# Connecting laptop to TV to play DVDs



## collieb (12 Mar 2007)

Is it possible to connect your laptop to your TV player, via S Video cable or Scart lead, in order to play AVI files stored on the laptop? My TV does not have a S Video input jack, but I was thinking of using a S Video to Scart adaptor. Also, will the surround sound system work if I do this?


----------



## MonsieurBond (12 Mar 2007)

collieb said:


> Is it possible to connect your laptop to your TV player, via S Video cable or Scart lead, in order to play AVI files stored on the laptop? My TV does not have a S Video input jack, but I was thinking of using a S Video to Scart adaptor. Also, will the surround sound system work if I do this?

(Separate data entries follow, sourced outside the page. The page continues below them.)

# kzampog/cilantro

Hardware: NVIDIA H100
Metric: icp_correspondences_per_sec (higher is better)
Workload: dtype f32

## Files before the change

### cilantro_b200/capi.py

```python
import ctypes as C
import os
import weakref

import numpy as np

_HERE = os.path.dirname(os.path.abspath(__file__))
LIB_PATH = os.environ.get("CILANTRO_B200_LIB", os.path.join(_HERE, "libcilantro_b200.so"))

CB_OK = 0


class CbError(RuntimeError):
    pass


class IcpParams(C.Structure):
    _fields_ = [
        ("metric", C.c_int32),
        ("max_iter", C.c_int32),
        ("tol", C.c_float),
        ("max_d2", C.c_float),
        ("w_pt", C.c_float),
        ("w_pl", C.c_float),
        ("max_opt_iter", C.c_int32),
# ... 611 lines not shown
        n = lib().cb_icp_iteration_times(self.h, _p(times), C.c_int(times.shape[0]))
        return {
            "T": np.array(list(res.T), np.float32).reshape(3, 4),
            "iterations": int(res.iterations),
            "last_delta": float(res.last_delta),
            "converged": bool(res.converged),
            "num_corr": int(res.num_corr),
            "gpu_ms_total": float(res.gpu_ms_total),
            "gpu_ms_search": float(res.gpu_ms_search),
            "iter_ms": times[:max(n, 0)],
            "kernel_launches": int(res.kernel_launches),
        }

    def accumulate(self, T, **kw):
        prm = kw.pop("params", None) or icp_params(**kw)
        sums = np.zeros(28, np.float64)
        nv = _check(lib().cb_icp_accumulate(self.h, C.byref(prm), _p(_T(T)), _p(sums), C.c_int(28)))
        return sums[:nv]

    def correspondences(self):
        n = self.src.n + self.dst.n
        i1 = np.empty(n, np.uint64)
        i2 = np.empty(n, np.uint64)
        v = np.empty(n, np.float32)
        cnt = C.c_size_t()
        _check(lib().cb_icp_correspondences(self.h, _p(i1), _p(i2), _p(v), C.byref(cnt)))
        c = cnt.value
        return i1[:c].astype(np.int64), i2[:c].astype(np.int64), v[:c]

    def loop_cache(self):
        T = np.empty((3, 4), np.float32)
        near = np.empty(self.src.n, np.int64)
        cnt = C.c_uint64()
        _check(lib().cb_icp_loop_cache(self.h, _p(T), _p(near), C.byref(cnt)))
        return T, near, int(cnt.value)

    def residuals(self, T, **kw):
        prm = kw.pop("params", None) or icp_params(**kw)
        out = np.empty(self.src.n, np.float32)
        _check(lib().cb_icp_residuals(self.h, C.byref(prm), _p(_T(T)), _p(out)))
        return out


def solve_kabsch_moments(sums16):
    s = np.ascontiguousarray(sums16, np.float64)
    T = np.empty((3, 4), np.float32)
    ok = _check(lib().cb_solve_kabsch_moments(_p(s), _p(T)))
    return T, bool(ok)


def solve_gauss_newton(sums28, T_in=None):
    s = np.ascontiguousarray(sums28, np.float64)
    Ti = identity() if T_in is None else _T(T_in)
    To = np.empty((3, 4), np.float32)
    dn = C.c_float()
    _check(lib().cb_solve_gauss_newton(_p(s), _p(Ti), _p(To), C.byref(dn)))
    return To, dn.value


def solve_rotation(L):
    L = np.ascontiguousarray(L, np.float32).reshape(3, 3)
    R = np.empty((3, 3), np.float32)
    _check(lib().cb_solve_rotation(_p(L), _p(R)))
    return R


def compose(A, B):
    out = np.empty((3, 4), np.float32)
# ... 315 lines not shown
```

### cilantro_b200/csrc/capi_core.cu

```cuda
#include "cb_internal.hpp"
#include "icp_kernels.cuh"
#include "stats_kernels.cuh"
#include "host_solve.hpp"
#include "icp_object.hpp"
#include <atomic>
#include <cstdlib>
#include <cstring>
#include <cfloat>
#include <cmath>
#include <algorithm>
#include <vector>
#include <string>

namespace cb {

static thread_local std::string g_err;

void set_error(const char* fmt, ...) {
  char buf[1024];
  va_list ap;
  va_start(ap, fmt);
  vsnprintf(buf, sizeof(buf), fmt, ap);
  va_end(ap);
  g_err = buf;
// ... 875 lines not shown
    a.n_src = (uint32_t)ns;
    a.T = to_rigid(icp->T_search);
    a.Tin = to_rigid(nullptr);
    a.max_d2 = icp->max_d2_search;
    a.nn_pos = icp->d_nn_pos;
    a.nn_d2 = icp->d_nn_d2;
    CB_TRY(launch_icp_pass(ctx, a, kModeKnn, true, false, false));
    icp->nn_stored = true;
  }
  DeviceScope sc(ctx);
  int* d_first = nullptr;
  float* d_val = nullptr;
  CB_TRY(sc.alloc(&d_first, ns));
  CB_TRY(sc.alloc(&d_val, ns));
  CB_TRY(launch_translate_matches(ctx, icp->d_nn_pos, icp->d_nn_d2, icp->src->d_pts, icp->dst->d_pts, (uint32_t)ns, d_first,
                                  d_val));
  std::vector<int> first(ns);
  std::vector<float> val(ns);
  CB_CUDA(cudaMemcpyAsync(first.data(), d_first, ns * sizeof(int), cudaMemcpyDeviceToHost, ctx->stream));
  CB_CUDA(cudaMemcpyAsync(val.data(), d_val, ns * sizeof(float), cudaMemcpyDeviceToHost, ctx->stream));
  CB_CUDA(cudaStreamSynchronize(ctx->stream));
  size_t k = 0;
  for (size_t i = 0; i < ns; i++) {
    if (first[i] < 0) continue;
    if (index_first) index_first[k] = (uint64_t)first[i] + icp->dst->index_offset;
    if (index_second) index_second[k] = (uint64_t)i + icp->src->index_offset;
    if (value) value[k] = val[i];
    ++k;
  }
  *count = k;
  return CB_OK;
}
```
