struct ArgsA { const float4 *ga; const float *gb; uint32_t tiles_x, tiles_y, T, stride; int32_t debug; uint32_t n_materials; };
__device__ __forceinline__ ArgsA args_a(KernArgs a) {
    ArgsA r = {a->g.a, a->g.b, a->tiles_x, a->tiles_y, a->tiles_per_wave, a->group_stride, a->debug, a->n_materials};
    asm volatile("" : "+s"(r.ga), "+s"(r.gb), "+s"(r.tiles_x), "+s"(r.tiles_y), "+s"(r.T), "+s"(r.stride), "+s"(r.debug), "+s"(r.n_materials));
    return r;
}
typedef const uint32_t __attribute__((address_space(4))) *OrderList;
struct OrderArgs { OrderList order; uint32_t n_jobs; };
__device__ __forceinline__ ArgsA args_a_first(KernArgs a, const float *&srgb_lut, const unsigned long long *&vis, OrderArgs &O) {
    ArgsA r = {a->g.a, a->g.b, a->tiles_x, a->tiles_y, a->tiles_per_wave, a->group_stride, a->debug, a->n_materials};
    srgb_lut = a->srgb_lut; vis = a->vis;
    const uint32_t *order = a->tile_order; O.n_jobs = a->n_jobs;
    asm volatile("" : "+s"(r.ga), "+s"(r.gb), "+s"(r.tiles_x), "+s"(r.tiles_y), "+s"(r.T), "+s"(r.stride), "+s"(r.debug), "+s"(r.n_materials), "+s"(srgb_lut), "+s"(vis),
// ... 22 lines not shown
struct ArgsC { float ambient; StoreArgs st; const float4 *gc, *gd, *ge; };
__device__ __forceinline__ ArgsC args_c(KernArgs a, const ArgsA &A, const ArgsB &B) {
    ArgsC r = {a->ambient, {B.hdr16, A.debug, B.tm, a->exposure, a->inv_gamma, a->out_ldr, a->out_hdr}, a->g.c, a->g.d, a->g.e};
    asm volatile("" : "+s"(r.ambient), "+s"(r.st.exposure), "+s"(r.st.inv_gamma), "+s"(r.st.out_ldr), "+s"(r.st.out_hdr), "+s"(r.gc), "+s"(r.gd), "+s"(r.ge));
    return r;
}
struct EpiArgs { StoreArgs st; uint8_t *out; uint32_t width, row0_in_tile; float ambient; };
__device__ __forceinline__ EpiArgs epi_args(KernArgs a) {
    EpiArgs r = {{a->hdr16, a->debug, a->tm_method, a->exposure, a->inv_gamma, a->out_ldr, a->out_hdr}, a->out_rgba8, a->width, a->row0_in_tile, a->ambient};
    asm volatile("" : "+s"(r.st.hdr16), "+s"(r.st.debug), "+s"(r.st.tm), "+s"(r.st.exposure), "+s"(r.st.inv_gamma), "+s"(r.st.out_ldr), "+s"(r.st.out_hdr), "+s"(r.out),
                 "+s"(r.width), "+s"(r.row0_in_tile), "+s"(r.ambient));
    return r;
}
__device__ __forceinline__ ShadowArgs shadow_args(SP sp) { ShadowArgs r = {sp.shadow_map, sp.shadow_bounds, sp.shadow_size, sp.bounds_pitch}; return r; }
__device__ __forceinline__ StoreArgs store_args(SP sp) { StoreArgs r = {sp.hdr16, sp.debug, sp.tm_method, sp.exposure, sp.inv_gamma, sp.out_ldr, sp.out_hdr}; return r; }
struct LightArgs { float eye[3]; uint32_t n_lights; const float4 *pairs, *lights; };
__device__ __forceinline__ LightArgs light_args(SP sp) {
    LightArgs r = {{sp.eye[0], sp.eye[1], sp.eye[2]}, sp.n_lights, sp.light_pairs, sp.lights};
    asm volatile("" : "+s"(r.eye[0]), "+s"(r.eye[1]), "+s"(r.eye[2]), "+s"(r.n_lights), "+s"(r.pairs), "+s"(r.lights));
    return r;
}
struct SunArgs { float dir[3], color[3]; };
__device__ __forceinline__ SunArgs sun_args(SP sp) {
    SunArgs r = {{sp.sun_dir[0], sp.sun_dir[1], sp.sun_dir[2]}, {sp.sun_color[0], sp.sun_color[1], sp.sun_color[2]}};
    asm volatile("" : "+s"(r.dir[0]), "+s"(r.dir[1]), "+s"(r.dir[2]), "+s"(r.color[0]), "+s"(r.color[1]), "+s"(r.color[2]));
    return r;
}
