-extern "C" int pz_permutation_product_sets_dev(pz_ctx* ctx, const uint64_t* d_cols, size_t col_stride, const uint64_t* d_sigma,
-                                               size_t sigma_stride, size_t m, uint32_t chunk_len, uint32_t log_n,
-                                               size_t usable_rows, const uint64_t omega[4], const uint64_t beta[4],
-                                               const uint64_t gamma[4], const uint64_t delta[4], uint64_t* d_z,
-                                               size_t z_stride) {
+static int permutation_product_sets(pz_ctx* ctx, const uint64_t* d_cols, size_t col_stride, const uint64_t* d_sigma,
+                                    size_t sigma_stride, size_t m, uint32_t chunk_len, uint32_t log_n, size_t usable_rows,
+                                    const uint64_t omega[4], const uint64_t beta[4], const uint64_t gamma[4],
+                                    const uint64_t delta[4], uint64_t* d_z, size_t z_stride, size_t term_bytes) {
     if (!ctx || !d_cols || !d_sigma || !d_z || !omega || !beta || !gamma || !delta || m == 0 || chunk_len == 0 || log_n > 26)
         return PZ_ERR_INVALID;
     const size_t n = (size_t)1 << log_n;
@@ -407,11 +432,11 @@
     void *wp, *dp, *ws, *mu;
     PZCHK(pz_get_pow_table(ctx, omega, n, &wp));
     PZCHK(pz_get_pow_table(ctx, delta, m, &dp));
-    size_t sb = ((size_t)4 << 30) / (2 * n * 32);
+    size_t sb = term_bytes / (2 * n * 32);
     if (sb < 1) sb = 1;
     if (sb > n_sets) sb = n_sets;
     PZCHK(pz_ws_get(ctx, WS_BIG_C, 2 * sb * n * 32, &ws));
-    PZCHK(pz_ws_get(ctx, WS_MISC, n_sets * 32, &mu));
+    PZCHK(pz_ws_get(ctx, WS_MISC, (sb + 1) * 32, &mu));
     Fr* num = (Fr*)ws;
     Fr* den = num + sb * n;
     for (size_t s0 = 0; s0 < n_sets; s0 += sb) {
@@ -422,16 +447,26 @@
                            (unsigned)s0);
         HIPCHK(ctx, hipGetLastError());
         PZCHK(pz_batch_invert_internal(ctx, den, ns * n, num));
-        PZCHK(pz_prefix_product_batch_internal(ctx, num, n, ns, n, fp_one_host(), (Fr*)d_z + s0 * (z_stride / 4), z_stride / 4));
-    }
-    if (n_sets > 1) {
-        hipLaunchKernelGGL(k_perm_chain, dim3(1), dim3(256), 0, ctx->stream, (const Fr*)d_z, z_stride / 4, (unsigned)n_sets,
-                           usable_rows, (Fr*)mu);
-        hipLaunchKernelGGL(k_scale_sets, dim3(pz_div_up(n, 256), (unsigned)n_sets), dim3(256), 0, ctx->stream, (Fr*)d_z,
-                           z_stride / 4, n, (const Fr*)mu);
-        HIPCHK(ctx, hipGetLastError());
-    }
-    return PZ_OK;
+        const PpChain chain = {usable_rows, (Fr*)mu + sb, (Fr*)mu, s0 == 0};
+        PZCHK(pp_batch(ctx, num, n, ns, n, fp_one_host(), (Fr*)d_z + s0 * (z_stride / 4), z_stride / 4, n_sets > 1 ? &chain : nullptr));
+    }
+    return PZ_OK;
+}
+extern "C" int pz_permutation_product_sets_dev(pz_ctx* ctx, const uint64_t* d_cols, size_t col_stride, const uint64_t* d_sigma,
+                                               size_t sigma_stride, size_t m, uint32_t chunk_len, uint32_t log_n,
+                                               size_t usable_rows, const uint64_t omega[4], const uint64_t beta[4],
+                                               const uint64_t gamma[4], const uint64_t delta[4], uint64_t* d_z,
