# KenHBS/LDA_thesis

Hardware: AMD Instinct MI355X
Metric: million tokens resampled/sec (Gibbs sweep) (higher is better)
Workload: dtype f64-exact (fp32 tier 0 + fp64 tiers: the drawn topic is the fp64 pipeline's)

## Files before the change

### lda_thesis_amd/csrc/kernel_quad.hpp

```cpp
#pragma once

namespace {

constexpr float QM_L = 1.05f * 32.0f * 0x1p-24f, QM_T = 1.05f * 39.0f * 0x1p-24f, QM_P = 1.05f * 37.0f * 0x1p-24f, QM_TOT = 1.05f * 0.25f * 0x1p-24f;
#define QLDS(arr, rho, t) (arr)[(rho) >> 2][t][(rho) & 3]
constexpr int QT = 32;
#ifdef LLDA_QUAD_PRIO
constexpr int QP_TOP = (LLDA_QUAD_PRIO) / 100 % 10, QP_DEC = (LLDA_QUAD_PRIO) / 10 % 10, QP_BULK = (LLDA_QUAD_PRIO) % 10;
#else
constexpr int QP_TOP = 3, QP_DEC = 0, QP_BULK = 2;
#endif
constexpr int QNT = 128;
template <bool B> struct QuadForm { static constexpr bool value = B; };

template <int LB>
struct QuadGeo {
    static constexpr int LPD = 1 << LB;
    static constexpr int G = 2 * LPD;
    static constexpr int KP = 32 * LPD;
    static constexpr int IS = 3 + LB;
    static constexpr int DPW = 64 / LPD;
    static constexpr uint64_t GM = LPD == 64 ? ~0ull : ((1ull << LPD) - 1);
};

template <int LB>
__device__ __forceinline__ int quad_rho(int pos) { return ((pos >> LB) & 0x18) | ((pos & 3) << 1) | ((pos >> 2) & 1); }
constexpr int quad_rho_of(int i, int e, int c) { return 8 * i + 2 * c + e; }

constexpr int QK_LANE = 14;
constexpr uint32_t QK_ZN = (1u << QK_LANE) - 1;
template <int LB> constexpr uint32_t QUAD_KEY_NONE = 0x3Fu << QK_LANE | 31u << 9 | (uint32_t)(QuadGeo<LB>::KP - 1);
static_assert((0x3Fu << QK_LANE | QK_ZN) <= 0x7FFFFFFFu, "the key fits 31 bits");

template <int LB>
__device__ __forceinline__ uint32_t quad_min_key(uint32_t key)
{
    if constexpr (LB == 4)
        asm volatile("s_nop 1\n\tv_min_u32_dpp %0, %0, %0 row_ror:8 row_mask:0xf bank_mask:0xf\n\ts_nop 1\n\t"
                     "v_min_u32_dpp %0, %0, %0 row_ror:4 row_mask:0xf bank_mask:0xf\n\ts_nop 1\n\t"
                     "v_min_u32_dpp %0, %0, %0 row_ror:2 row_mask:0xf bank_mask:0xf\n\ts_nop 1\n\t"
                     "v_min_u32_dpp %0, %0, %0 row_ror:1 row_mask:0xf bank_mask:0xf" : "+v"(key));
    else if constexpr (LB == 3)
        asm volatile("s_nop 1\n\tv_min_u32_dpp %0, %0, %0 row_half_mirror row_mask:0xf bank_mask:0xf\n\ts_nop 1\n\t"
                     "v_min_u32_dpp %0, %0, %0 quad_perm:[1,0,3,2] row_mask:0xf bank_mask:0xf\n\ts_nop 1\n\t"
                     "v_min_u32_dpp %0, %0, %0 quad_perm:[2,3,0,1] row_mask:0xf bank_mask:0xf" : "+v"(key));
    else
        asm volatile("s_nop 1\n\tv_min_u32_dpp %0, %0, %0 quad_perm:[1,0,3,2] row_mask:0xf bank_mask:0xf\n\ts_nop 1\n\t"
                     "v_min_u32_dpp %0, %0, %0 quad_perm:[2,3,0,1] row_mask:0xf bank_mask:0xf" : "+v"(key));
    return key;
}

template <int LB>
struct QuadCounts {
    const int (*s_ndk)[QNT][4];
    const int *s_nk0;
    int t;
    int e;
    int g;
    bool st;
    __device__ __forceinline__ int word(int s) const { return QLDS(s_ndk, 8 * (s >> 2) + 2 * (s & 3) + e, t); }
    __device__ __forceinline__ int nd(int s) const { return word(s) & 0xffff; }
    __device__ __forceinline__ int nk(int s) const
    {
        const int w = word(s);
        return s_nk0[pos_of<QuadGeo<LB>::G, 16>(g, s)] + (w & 0xffff) - (int)((uint32_t)w >> 16);
    }
    __device__ __forceinline__ bool stats() const { return st; }
    __device__ __forceinline__ bool count_unsure() const { return false; }
};

template <int LB, bool PAD>
__device__ __noinline__ int quad_cold(const int (*s_ndk)[QNT][4], const int *s_nk0, int tbase, int w, int f, int zo, uint32_t ra,
                                      uint32_t rb, int lane, int64_t d, const KParams *P)
{
    constexpr int G = QuadGeo<LB>::G;
    const int g = lane & (G - 1);
    int x[16];
    gload_lane_row<G, 16>(P->n_kw, (int64_t)w * QuadGeo<LB>::KP, g, x);
    int lo, so;
    lane_slot_of<G, 16>(zo, lo, so);
#pragma unroll
    for (int s = 0; s < 16; ++s) x[s] -= (g == lo && s == so) ? f : 0;
    const QuadCounts<LB> dc{s_ndk, s_nk0, tbase + (g >> 1), g & 1, g, lane < G};
    if constexpr (PAD) return cold_tiers_acc<G, 16, true, false>(dc, x, P->lab_mask[d * G + g], uniform53(ra, rb), g, lane, P);
    else return cold_tiers_acc<G, 16, false, true>(dc, x, 0xFFFFu, uniform53(ra, rb), g, lane, P);
}

typedef float q_v2f __attribute__((ext_vector_type(2)));
typedef float q_v32f __attribute__((ext_vector_type(32)));

template <int LB, bool PAD = false, bool HOOKS = true>
__device__ __forceinline__ uint64_t quad_draw(const q_v32f &xv, const q_v2f (&pa)[16], float u, float margin_rel, float margin_data, float beta,
                                              int lq, int &zn)
{
    const q_v2f b2 = {beta, beta};
    q_v2f Q[16];
    LLDA_MARK("scores");
#pragma unroll
    for (int a = 0; a < 16; ++a) {
        const q_v2f x2 = {xv[2 * a], xv[2 * a + 1]};
        const q_v2f nb = x2 + b2;
        if (a == 0) Q[0] = nb * pa[0];
        else Q[a] = __builtin_elementwise_fma(nb, pa[a], Q[a - 1]);
    }
    LLDA_MARK("lane_scan");
    __builtin_amdgcn_s_setprio(QP_DEC);
    const float X0 = Q[15].x + Q[15].y;
    float X = X0;
    float tot = X0, prev;
    if constexpr (LB == 4) {
        X += dpp_f32<DPP_ROW_SHR + 1>(X);
        X += dpp_f32<DPP_ROW_SHR + 2>(X);
        X += dpp_f32<DPP_ROW_SHR + 4>(X);
        X += dpp_f32<DPP_ROW_SHR + 8>(X);
        tot += dpp_f32<DPP_ROW_ROR + 8>(tot);
        tot += dpp_f32<DPP_ROW_ROR + 4>(tot);
        tot += dpp_f32<DPP_ROW_ROR + 2>(tot);
        tot += dpp_f32<DPP_ROW_ROR + 1>(tot);
        prev = __int_as_float(__builtin_amdgcn_update_dpp(0, __float_as_int(X), DPP_ROW_SHR + 1, 0xF, 0xF, true));
    } else {
        const float m1 = lq >= 1 ? 1.0f : 0.0f, m2 = lq >= 2 ? 1.0f : 0.0f;
        X = __builtin_fmaf(dpp_f32<DPP_ROW_SHR + 1>(X), m1, X);
        X = __builtin_fmaf(dpp_f32<DPP_ROW_SHR + 2>(X), m2, X);
        if constexpr (LB == 3) {
            const float m4 = lq >= 4 ? 1.0f : 0.0f;
            X = __builtin_fmaf(dpp_f32<DPP_ROW_SHR + 4>(X), m4, X);
            tot += dpp_f32<DPP_HALF_MIRROR>(tot);
        }
        tot += dpp_f32<DPP_XOR1>(tot);
        tot += dpp_f32<DPP_XOR2>(tot);
        prev = dpp_f32<DPP_ROW_SHR + 1>(X) * m1;
    }
    LLDA_MARK("threshold");
    const float t = u * tot;
    const float tg = t - prev;
    const float md = __builtin_fmaf(QM_L, X0, __builtin_fmaf(QM_T, t, __builtin_fmaf(QM_P, prev, QM_TOT * tot)));
    float margin = md;
    if constexpr (HOOKS) margin = __builtin_fmaf(tot, margin_rel, margin_data * md);
    const float lo0 = tg - margin, hi0 = tg + margin;
    LLDA_MARK("search");
    const bool c0 = Q[15].x <= lo0;
    const float dA = c0 ? Q[15].x : 0.0f;
    const float lo = lo0 - dA, hi = hi0 - dA;
    float q[16];
#pragma unroll
    for (int a = 0; a < 16; ++a) q[a] = c0 ? Q[a].y : Q[a].x;
    const bool c5 = q[15] <= lo;
    float ub = c5 ? __int_as_float(0x7f800000) : q[15];
    const bool c1 = q[7] <= lo;
    ub = c1 ? ub : q[7];
    const float m2 = c1 ? q[11] : q[3];
    const float a1 = c1 ? q[9] : q[1], a5 = c1 ? q[13] : q[5];
    const float e0 = c1 ? q[8] : q[0], e2 = c1 ? q[10] : q[2], e4 = c1 ? q[12] : q[4], e6 = c1 ? q[14] : q[6];
    const bool c2 = m2 <= lo;
    ub = c2 ? ub : m2;
    const float m3 = c2 ? a5 : a1;
    const float g0 = c2 ? e4 : e0, g2 = c2 ? e6 : e2;
    const bool c3 = m3 <= lo;
    ub = c3 ? ub : m3;
    const float m4 = c3 ? g2 : g0;
    const bool c4 = m4 <= lo;
    ub = c4 ? ub : m4;
    uint64_t bad_total;
    asm("v_cmp_class_f32_e64 %0, %1, %2" : "=s"(bad_total) : "v"(tot - margin), "v"(0x2FF));
    uint64_t unsure = __ballot(!(ub > hi)) | bad_total;
    LLDA_MARK("pick");
    constexpr uint32_t I1 = 2u << QuadGeo<LB>::IS, I0 = 1u << QuadGeo<LB>::IS;
    const uint32_t p = (c1 ? (I1 | 16u << 9) : 0u) | (c2 ? (I0 | 8u << 9) : 0u) | (c3 ? (2u | 4u << 9) : 0u) |
                       (c4 ? (1u | 2u << 9) : 0u) | (c0 ? (4u | 1u << 9) : 0u) | ((uint32_t)lq << 3) | ((uint32_t)lq << QK_LANE);
    uint32_t key = c5 ? QUAD_KEY_NONE<LB> : p;
    key = quad_min_key<LB>(key);
    zn = (int)(key & QK_ZN);
    if constexpr (PAD) unsure |= __ballot(key == QUAD_KEY_NONE<LB>);
    return unsure;
}

template <int LB, bool PAD = false>
__device__ __forceinline__ uint64_t quad_tier1(const q_v32f &xv, const int (*s_ndk)[QNT][4], const int *s_nk0, int tid, int lq, double u,
                                               double alpha, double beta, double vbeta, double margin_rel, uint32_t vm, int &zn)
{
    double W[QT];
    double run = 0.0;
#pragma unroll
    for (int k = 0; k < QT; ++k) {
        const int e = k >> 4, a = k & 15, i = a >> 2, c = a & 3;
        const int rho = quad_rho_of(i, e, c);
        const int w = QLDS(s_ndk, rho, tid);
        const int nd = w & 0xffff, nk = s_nk0[(i << QuadGeo<LB>::IS) | (lq << 3) | (e << 2) | c] + nd - (int)((uint32_t)w >> 16);
        const double den = (double)nk + vbeta;
        double y = (double)__builtin_amdgcn_rcpf((float)den);
        y = __builtin_fma(__builtin_fma(-den, y, 1.0), y, y);
        y = __builtin_fma(__builtin_fma(-den, y, 1.0), y, y);
        const double ws = ((double)nd + alpha) * (((double)xv[rho] + beta) * y);
        run = run + (((vm >> k) & 1u) ? ws : 0.0);
        W[k] = run;
    }
    constexpr int LPD = QuadGeo<LB>::LPD;
    const double X = group_scan<LPD>(run, lq);
    const double tot = bcast_last<LPD>(X, tid & 63);
    double prev = dpp_f64<DPP_ROW_SHR + 1>(X);
    if constexpr (LB < 4) prev = lq ? prev : 0.0;
    const double tg = u * tot - prev;
    const double margin = tot * margin_rel;
    const double lo = tg - margin, hi = tg + margin;
    int cnt_lo = 0, cnt_hi = 0;
#pragma unroll
    for (int k = 0; k < QT; ++k) {
        cnt_lo += (W[k] <= lo) ? 1 : 0;
        cnt_hi += (W[k] <= hi) ? 1 : 0;
    }
    uint64_t unsure = __ballot((cnt_lo != cnt_hi) || !(tot > 0.0) || !(margin < tot));
    const uint32_t k = (uint32_t)cnt_lo;
    const uint32_t i_ = (k >> 2) & 3u, e_ = (k >> 4) & 1u, c_ = k & 3u;
    const uint32_t p = (i_ << QuadGeo<LB>::IS) | ((uint32_t)lq << 3) | (e_ << 2) | c_ | ((8u * i_ + 2u * c_ + e_) << 9) | ((uint32_t)lq << QK_LANE);
    uint32_t key = cnt_lo >= QT ? QUAD_KEY_NONE<LB> : p;
    key = quad_min_key<LB>(key);
    zn = (int)(key & QK_ZN);
    if constexpr (PAD) unsure |= __ballot(key == QUAD_KEY_NONE<LB>);
    return unsure;
}

struct QuadSite { int v, f, zo, c, zn, lo, so; uint8_t w; };

struct QuadDocLds {
    __attribute__((aligned(16))) int ndk[QT / 4][QNT][4];
    __attribute__((aligned(16))) float pa[QT / 4][QNT][4];
};
static_assert(offsetof(QuadDocLds, pa) == sizeof(int) * QT * QNT && sizeof(int) * QT * QNT < 65536,
              "the factor of a slot is an immediate offset away from its count");
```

It is possible if your laptop has the right connectors.

You will get a better picture with VGA to VGA if your TV supports this, or VGA to DVI/HDMI if your TV has no VGA but has DVI or HDMI. 

S-Video to SCART will work too but won't give as sharp a picture.


You should be able to get Stereo sound by getting a Headphone Jack (3.5mm jack) to 2xPhono (2xRCA) cable - something like this. Surround sound is another matter - you will probably need an external (USB) sound card or a PC Card which has an optical output (also known as S/PDIF). Something like [broken link removed].


----------



## ClubMan (12 Mar 2007)

I find the easiest for my setup is to plug the 3.5mm jack to 3 x _RCA _cable into the front _AV _input of the _VCR _which then feeds the signal on to the _TV_. Our setup is that normally we use the _VCR _as the _TV _tuner and switch channel on that with sound routed to the hifi amp/speakers. The _VCR _is connected via _SCART _to the _TV_.


----------



## nacho_libre (12 Mar 2007)

ClubMan said:


> I find the easiest for my setup is to plug the 3.5mm jack to 3 x _RCA _cable into the front _AV _input of the _VCR _which then feeds the signal on to the _TV_. Our setup is that normally we use the _VCR _as the _TV _tuner and switch channel on that with sound routed to the hifi amp/speakers. The _VCR _is connected via _SCART _to the _TV_.



Thats great, but how do you connect a Laptop to the TV?


----------



## CCOVICH (12 Mar 2007)

I think he means that he plugs the laptop into the VCR and this feeds the TV.


----------



## ClubMan (12 Mar 2007)

Exactly. Laptop 3.5mm _AV _to 3 x _RCA _into the _VCR _and _VCR _connected to the _TV _by _SCART_. Mainly because it's handy anyway but also because my _TV _is a cheapo make with no fancy inputs other than a single _SCART_. I guess I could get a 3 x RCA to _SCART _adaptor/connector that would allow direct connection to the _TV _but that would be more hassle in my situation.


----------



## giddyup (22 Mar 2007)

I watch AVIs from my Laptop on the TV.  I have S_Video out on the laptop (as most laptops do).  Got a cable in Maplins - scart one end other end has two jacks S-Video and sound which goes into the headphone port on the laptop.  You may then need to fiddle around with the display settings on your laptop to make sure you enable output to the TV but that is usuallly straight-forward.


----------